加えて、既に水夫が架け橋を作り、次々と雪崩れ込んでいる最中だった。
手に武器を構えて、雄叫び上げながら突撃している。
既に戦闘は開始されていた。
「一応、名目上の言い訳もあるぞ。誰かが残って、船を守る役が必要だ。我らが買って出るから、お前達は後顧を気にせず、思う存分暴れてこい」
「畏まりました。確かに、これ以上なく後顧を憂う必要がなさそうです」
「よっしゃ行くぞ! お前ら、付いて来い!」
「船長まで行くんですか!?」
これに目を剝いて驚いたのはアイナだ。
船長は手には大きく反りの入ったサーベルを持って、意気揚々と頷き返す。
「当たり前ぇだろうが! こんな楽しそうなパーティに参加せず、ただ見て待ってろってか? 冗談じゃねぇ!」
「やっぱり根が海賊なんだよな、この人……」
うっへりと息を吐いた時には、船長は操舵を固定して身を翻した後だった。
レヴィン達も慌ててそれに続く。
怪我した船員を診る為、アイナもまた後を追った。
甲板を横切り、架け橋へと迫った時、舳先から移動していたユミルと出会った。
彼女は垣根に座って足をブラつかせ、戦闘模様を傍観している。
ちょっとした観戦モードに入っていて、こちらも助力しようという気はないようだった。
「ユミル様も助っ人してくれる気はないみたいですね」
「必要ないでしょ。それに、外から寄って来るかもしれない、魔物を追い払う方が役に立つでしょ?」
「今も来てるんですか?」
「アタシが上手くやるから、そこは気にしなくて良いわ。でも、海中に血だの死骸だの投げ込まれるんだから、寄って来る奴らはいる。幾らでもおかわりされちゃ、絶対邪魔になるわよ」
確かにそれは、遠慮したい事態だった。
海中のどこまで血の匂いが拡がるか分からないが、乗り込んで来た魔物を、いつまでも甲板に放置は出来ない。
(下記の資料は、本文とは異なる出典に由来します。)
template <bool PW>
__global__ __launch_bounds__(kRpBS) void rp_count_kernel(
    const int32_t *__restrict__ regions, const uint32_t *__restrict__ fills, uint32_t region_cap,
    const int32_t *__restrict__ aux, const unsigned *__restrict__ hot_tot, int nb_log2,
    unsigned long long *status, unsigned *ticket, int32_t *__restrict__ out_keys,
    int64_t *__restrict__ out_cnt, uint64_t out_cap, unsigned *cls_hist,
    unsigned long long *__restrict__ range_table, uint32_t *__restrict__ out_slots, uint64_t *state) {
  constexpr int NSL = kRpSlots + kRpTail;
  constexpr int NW = kRpBS / kWave;
  __shared__ int32_t lkeys[NSL];
  __shared__ unsigned lcnt[NSL];
  __shared__ unsigned run_len[kRpG];
  __shared__ unsigned hist[256];
  __shared__ unsigned wtot[NW];
  __shared__ unsigned lovf, s_b, s_bad, s_mx;
  __shared__ unsigned long long s_base;
  if (threadIdx.x == 0) {
    s_b = atomicAdd(ticket, 1u);
    lovf = 0;
    s_mx = 0;
  }
  for (int i = threadIdx.x; i < NSL; i += kRpBS) {
    lkeys[i] = kEmpty;
    lcnt[i] = 0;
  }
  if (threadIdx.x < 256) hist[threadIdx.x] = 0;
  __syncthreads();
  const unsigned b = s_b, NB = 1u << nb_log2;
  const unsigned lane = lane_id(), w = threadIdx.x / kWave;
  RangeMap map = load_map(aux);
  __shared__ uint32_t s_pieces[kRpPwWords];
  stage_pieces(map, s_pieces, threadIdx.x, kRpBS);
  const bool skip = (state[NVT_ST_OVERFLOW] & 1ull) != 0;
  if (threadIdx.x < kRpG) {
    const unsigned len = fills[(uint64_t)b * kRpG + threadIdx.x];
    run_len[threadIdx.x] = (skip || len > region_cap) ? 0u : len;
  }
  __syncthreads();
  bool failed = skip;
  auto insert_from = [&](int32_t key, unsigned wgt, uint32_t s) {
#pragma unroll 4
    for (int p = 0; p < kRpProbe; ++p, ++s) {
      if (s >= (uint32_t)NSL) break;
      int32_t cur = lkeys[s];
      if (cur == kEmpty) {
        cur = atomicCAS(&lkeys[s], kEmpty, key);
        if (cur == kEmpty) cur = key;
      }
      if (cur == key) {
        atomicAdd(&lcnt[s], wgt);
        return;
      }
    }
    failed = true;
  };
  const unsigned hot_h0 = (unsigned)aux[NVT_RANGE_AUX_HOTSTART + b], hot_h1 = (unsigned)aux[NVT_RANGE_AUX_HOTSTART + b + 1];
  int32_t hot_key0 = kEmpty;
  unsigned hot_tot0 = 0;
  if (hot_h0 + threadIdx.x < hot_h1) {
    const unsigned slot = reinterpret_cast<const unsigned short *>(aux + NVT_RANGE_AUX_HOTORDER)[hot_h0 + threadIdx.x];
    hot_key0 = aux[slot];
    hot_tot0 = hot_tot[slot];
  }
  {
    __shared__ unsigned s_pre[kRpG + 2];
    __shared__ unsigned s_wsum[kRpG / kWave];
    static_assert(kRpG % kWave == 0 && kRpG <= kRpBS, "one thread per run");
    {
      unsigned len = 0, inc = 0;
      if (threadIdx.x < kRpG) {
        len = run_len[threadIdx.x];
        inc = len;
#pragma unroll
        for (int off = 1; off < 64; off <<= 1) {
          const unsigned o = __shfl_up(inc, off, 64);
          if (lane >= (unsigned)off) inc += o;
        }
        if (lane == 63) s_wsum[w] = inc;
      }
      __syncthreads();
      if (threadIdx.x < kRpG) {
        unsigned wb = 0;
        for (unsigned q = 0; q < w; ++q) wb += s_wsum[q];
        s_pre[threadIdx.x] = wb + inc - len;
        if (threadIdx.x == kRpG - 1) s_pre[kRpG] = wb + inc;
      }
    }
    __syncthreads();
    const unsigned *pre = s_pre;
    const unsigned all_keys = pre[kRpG];
    const unsigned share = (all_keys + NW - 1) / NW;
    const unsigned f_lo = w * share < all_keys ? w * share : all_keys;
    const unsigned total = f_lo + share < all_keys ? f_lo + share : all_keys;
    const int32_t *rbase = regions + (uint64_t)b * kRpG * region_cap;
#ifndef NVT_RP_GB
#define NVT_RP_GB 8
#endif
    constexpr int GB = NVT_RP_GB;
    unsigned r = 0;
    {
      const unsigned f = f_lo + lane < all_keys ? f_lo + lane : (all_keys ? all_keys - 1 : 0);
      unsigned lo = 0, hi = kRpG;
      while (hi - lo > 1) {
        const unsigned mid = (lo + hi) >> 1;
        if (pre[mid] <= f) lo = mid; else hi = mid;
      }
      r = lo;
    }
    unsigned r_lo = pre[r], r_hi = pre[r + 1];
    for (unsigned f0 = f_lo; f0 < total && !failed; f0 += GB * kWave) {
      int32_t kk[GB];
#pragma unroll
      for (int u = 0; u < GB; ++u) {
        const unsigned f = f0 + u * kWave + lane;
        kk[u] = kEmpty;
        if (f < total) {
          while (f >= r_hi) {
            ++r;
            r_lo = r_hi;
            r_hi = pre[r + 1];
          }
          kk[u] = rbase[(uint64_t)r * region_cap + (f - r_lo)];
        }
      }
      uint32_t hs[GB];
      int32_t cur[GB];
#pragma unroll
      for (int u = 0; u < GB; ++u) hs[u] = rp_fine<PW>(map, kk[u]) & (kRpSlots - 1);
#pragma unroll
      for (int u = 0; u < GB; ++u) cur[u] = lkeys[hs[u]];
#pragma unroll
      for (int u = 0; u < GB; ++u) {
        if (cur[u] == kEmpty && kk[u] != kEmpty) {
          cur[u] = atomicCAS(&lkeys[hs[u]], kEmpty, kk[u]);
          cur[u] = cur[u] == kEmpty ? kk[u] : cur[u];
        }
      }
      unsigned todo = 0;
#pragma unroll
      for (int u = 0; u < GB; ++u) {
        if (kk[u] == kEmpty) continue;
        if (cur[u] == kk[u])
          atomicAdd(&lcnt[hs[u]], 1u);
        else
          todo |= 1u << u;
      }
      int32_t wkey = 0;
      uint32_t ws = 0;
      int wp = 0;
      bool walking = false;
      while (true) {
        if (!walking && todo) {
          const int u = (int)__ffs((int)todo) - 1;
          wkey = kk[0];
          ws = hs[0];
#pragma unroll
          for (int q = 1; q < GB; ++q) {
            wkey = u == q ? kk[q] : wkey;
            ws = u == q ? hs[q] : ws;
          }
          todo &= todo - 1u;
          ++ws;
          wp = 1;
          walking = true;
        }
        if (!__any(walking)) break;
        if (walking) {
          if (ws >= (uint32_t)NSL || wp >= kRpProbe) {
            failed = true;
            walking = false;
          } else {
            int32_t c = lkeys[ws];
            if (c == kEmpty) {
              c = atomicCAS(&lkeys[ws], kEmpty, wkey);
              if (c == kEmpty) c = wkey;
            }
            if (c == wkey) {
              atomicAdd(&lcnt[ws], 1u);
              walking = false;
            } else {
              ++ws;
              ++wp;
            }
          }
        }
      }
    }
  }
  {
    if (hot_key0 != kEmpty && hot_tot0 > 0 && !failed)
      insert_from(hot_key0, hot_tot0, rp_fine<PW>(map, hot_key0) & (kRpSlots - 1));
    const unsigned short *order = reinterpret_cast<const unsigned short *>(aux + NVT_RANGE_AUX_HOTORDER);
    for (unsigned jx = hot_h0 + threadIdx.x + kRpBS; jx < hot_h1; jx += kRpBS) {
      const unsigned slot = order[jx];
      const int32_t key = aux[slot];
      const unsigned tot = hot_tot[slot];
      if (key != kEmpty && tot > 0 && !failed) insert_from(key, tot, rp_fine<PW>(map, key) & (kRpSlots - 1));
    }
  }
  if (failed) atomicOr(&lovf, 1u);
  __syncthreads();
  if (threadIdx.x == 0)
    s_bad = (lovf != 0 ||
             (__hip_atomic_load(&state[NVT_ST_OVERFLOW], __ATOMIC_RELAXED,
                                __HIP_MEMORY_SCOPE_AGENT) & 1ull))
                ? 1u : 0u;
  __syncthreads();
  const bool bad = s_bad != 0;
  const unsigned long long sent_rows = b == 0 ? state[NVT_ST_SENTINEL] : 0ull;
  const unsigned extra = sent_rows > 0 ? 1u : 0u;
  constexpr int ITER = (NSL + kRpBS - 1) / kRpBS;
  unsigned mine = 0;
  for (int it = 0; it < ITER; ++it) {
    const int i = it * kRpBS + (int)threadIdx.x;
    const bool occ = i < NSL && lkeys[i] != kEmpty;
    mine += (unsigned)__popcll(__ballot(occ));
  }
  if (lane == 0) wtot[w] = mine;
  __syncthreads();
  unsigned E = extra;
  for (int q = 0; q < NW; ++q) E += wtot[q];
  const bool full = E > (unsigned)(kRpSlots / 4 * 3);
  if (bad || full) E = 0;
  if (w == 0) {
    unsigned long long excl = 0;
    if (lane == 0)
      __hip_atomic_store(&status[b], (b == 0 ? kStPrefix : kStAgg) | (unsigned long long)E,
                         __ATOMIC_RELAXED, __HIP_MEMORY_SCOPE_AGENT);
    if (b > 0) {
      int top = (int)b - 1;
      while (true) {
        const int idx = top - (int)lane;
        unsigned long long v = kStPrefix;
        if (idx >= 0) {
          do {
            v = __hip_atomic_load(&status[idx], __ATOMIC_RELAXED, __HIP_MEMORY_SCOPE_AGENT);
#ifndef NVT_RP_SLEEP
#define NVT_RP_SLEEP 1
#endif
            if ((v >> 62) == 0) __builtin_amdgcn_s_sleep(NVT_RP_SLEEP);
          } while ((v >> 62) == 0);
        }
        const unsigned long long isp = __ballot((v >> 62) == 2);
        const int first = isp ? (int)__ffsll((long long)isp) - 1 : 64;
        unsigned long long add = ((int)lane <= first) ? (v & kStMask) : 0ull;
#pragma unroll
        for (int off = 32; off > 0; off >>= 1) add += __shfl_down(add, off, 64);
        excl += __shfl(add, 0, 64);
        if (isp) break;
        top -= 64;
      }
      if (lane == 0)
        __hip_atomic_store(&status[b], kStPrefix | (excl + E), __ATOMIC_RELAXED,
                           __HIP_MEMORY_SCOPE_AGENT);
    }
    if (lane == 0) s_base = excl;
  }
  __syncthreads();
  const unsigned long long base = s_base;
  if (b == NB - 1 && threadIdx.x == 0) {
    if (base + E > out_cap) {
      atomicOr((unsigned long long *)&state[NVT_ST_OVERFLOW], 2ull);
      state[NVT_ST_NEED] = base + E;
    } else {
      state[NVT_ST_OCCUPIED] = base + E;
    }
  }
  if (bad || full) {
    if (threadIdx.x == 0 && (lovf != 0 || full))
      atomicOr((unsigned long long *)&state[NVT_ST_OVERFLOW],
               1ull | (lovf != 0 ? NVT_OVF_PROBE : 0ull) | (full ? NVT_OVF_FULL : 0ull));
    return;
  }
  if (base + E > out_cap) return;
  if (extra && threadIdx.x == 0) {
    out_keys[base] = kEmpty;
    out_cnt[base] = (int64_t)sent_rows;
    if (out_slots != nullptr) out_slots[base] = 0xFFFFFFFFu;
    const unsigned cls = sent_rows < 255 ? (unsigned)sent_rows : 255u;
    atomicAdd(&hist[cls], 1u);
    unsigned long long *gm = reinterpret_cast<unsigned long long *>(&state[NVT_ST_MAXCOUNT]);
    atomicMax(gm, sent_rows);
  }
  __shared__ unsigned occ_pre[ITER * NW];
  __shared__ unsigned occ_wsum[8];
  for (int it = 0; it < ITER; ++it) {
    const int i = it * kRpBS + (int)threadIdx.x;
    const bool occ = i < NSL && lkeys[i] != kEmpty;
    const unsigned c = (unsigned)__popcll(__ballot(occ));
    if (lane == 0) occ_pre[it * NW + w] = c;
  }
  __syncthreads();
  {
    constexpr int NG = ITER * NW;
    constexpr int SW = (NG + kWave - 1) / kWave;
    unsigned v = 0, inc = 0;
    if (w < (unsigned)SW) {
      v = threadIdx.x < (unsigned)NG ? occ_pre[threadIdx.x] : 0u;
      inc = v;
#pragma unroll
      for (int off = 1; off < 64; off <<= 1) {
        const unsigned o = __shfl_up(inc, off, 64);
        if (lane >= (unsigned)off) inc += o;
      }
      if (lane == 63) occ_wsum[w] = inc;
    }
    __syncthreads();
    if (w < (unsigned)SW && threadIdx.x < (unsigned)NG) {
      unsigned wb = 0;
      for (unsigned q = 0; q < w; ++q) wb += occ_wsum[q];
      occ_pre[threadIdx.x] = extra + wb + inc - v;
    }
    __syncthreads();
  }
  unsigned mx = 0;
  for (int it = 0; it < ITER; ++it) {
    const int i = it * kRpBS + (int)threadIdx.x;
    const int32_t k = i < NSL ? lkeys[i] : kEmpty;
    const bool occ = k != kEmpty;
    unsigned long long dump = kEncEmptySlot;
    const unsigned long long bal = __ballot(occ);
    const unsigned front = occ_pre[it * NW + w];
    if (occ) {
      const unsigned p_i = front + (unsigned)__popcll(bal & ((1ull << lane) - 1ull));
      unsigned rank = 0;
      int s = i;
      while (true) {
        int32_t o[4];
#pragma unroll
        for (int q = 0; q < 4; ++q) o[q] = s - 1 - q >= 0 ? lkeys[s - 1 - q] : kEmpty;
        int run = 0;
        bool open = true;
#pragma unroll
        for (int q = 0; q < 4; ++q) {
          open = open && o[q] != kEmpty;
          run += open ? 1 : 0;
          rank += (open && o[q] < k) ? 1u : 0u;
        }
        s -= run;
        if (run < 4) break;
      }
      int e = i + 1;
      while (true) {
        int32_t o[4];
#pragma unroll
        for (int q = 0; q < 4; ++q) o[q] = e + q < NSL ? lkeys[e + q] : kEmpty;
        int run = 0;
        bool open = true;
#pragma unroll
        for (int q = 0; q < 4; ++q) {
          open = open && o[q] != kEmpty;
          run += open ? 1 : 0;
          rank += (open && o[q] < k) ? 1u : 0u;
        }
        e += run;
        if (run < 4) break;
      }
      const uint64_t pos = base + p_i - (unsigned)(i - s) + rank;
      const unsigned c = lcnt[i];
      out_keys[pos] = k;
      out_cnt[pos] = (int64_t)c;
      if (out_slots != nullptr) out_slots[pos] = b * (unsigned)NSL + (unsigned)i;
      atomicAdd(&hist[c < 255u ? c : 255u], 1u);
      mx = c > mx ? c : mx;
      dump = ((unsigned long long)(uint32_t)pos << 32) | (uint32_t)k;
    }
    if (range_table != nullptr && i < NSL) range_table[(uint64_t)b * NSL + i] = dump;
  }
#pragma unroll
  for (int off = 32; off > 0; off >>= 1) {
    const unsigned o = __shfl_down(mx, off, 64);
    mx = o > mx ? o : mx;
  }
  if (lane == 0 && mx > 0) atomicMax(&s_mx, mx);
  if (range_table != nullptr && b == NB - 1 && threadIdx.x < kRpGuard)
    range_table[(uint64_t)NB * NSL + threadIdx.x] = kEncEmptySlot;
  __syncthreads();
  if (threadIdx.x == 0 && s_mx > 0)
    atomicMax(reinterpret_cast<unsigned long long *>(&state[NVT_ST_MAXCOUNT]), (unsigned long long)s_mx);
  if (threadIdx.x < 256) {
    const unsigned h = hist[threadIdx.x];
    if (h) atomicAdd(&cls_hist[threadIdx.x], h);
    if (threadIdx.x == 255 && h)
      atomicAdd((unsigned long long *)&state[NVT_ST_BIG], (unsigned long long)h);
  }
}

戦闘が終われば、次々と投げ捨てることにもなるだろうし、その度に魔物が来られても困る。
それならば、確かにこの場で新手を食い止める役目は必要だった。
「そういう事でしたら、……はい。よろしくお願いします」
「アンタらは、とにかく魔物を斬り倒して来なさいな。……正直、助けた所で面倒になるだけだろうから、無視が一番良かったと思うけどね」
「それは、どういう……?」
レヴィンが詳しく尋ねようとするより早く、既に軍船へ乗り移った船長から怒号が響く。
「おい、早く来ねぇか! 遊んでる暇ねぇんだぞ!」
「……あ、あぁ! いま行く!」
ユミルがひらひらと手を振る姿に礼をして、レヴィン達は足を踏み出す。
今も軍船の上で剣戟と怒号が鳴り響く中、その渦中に身を投じた。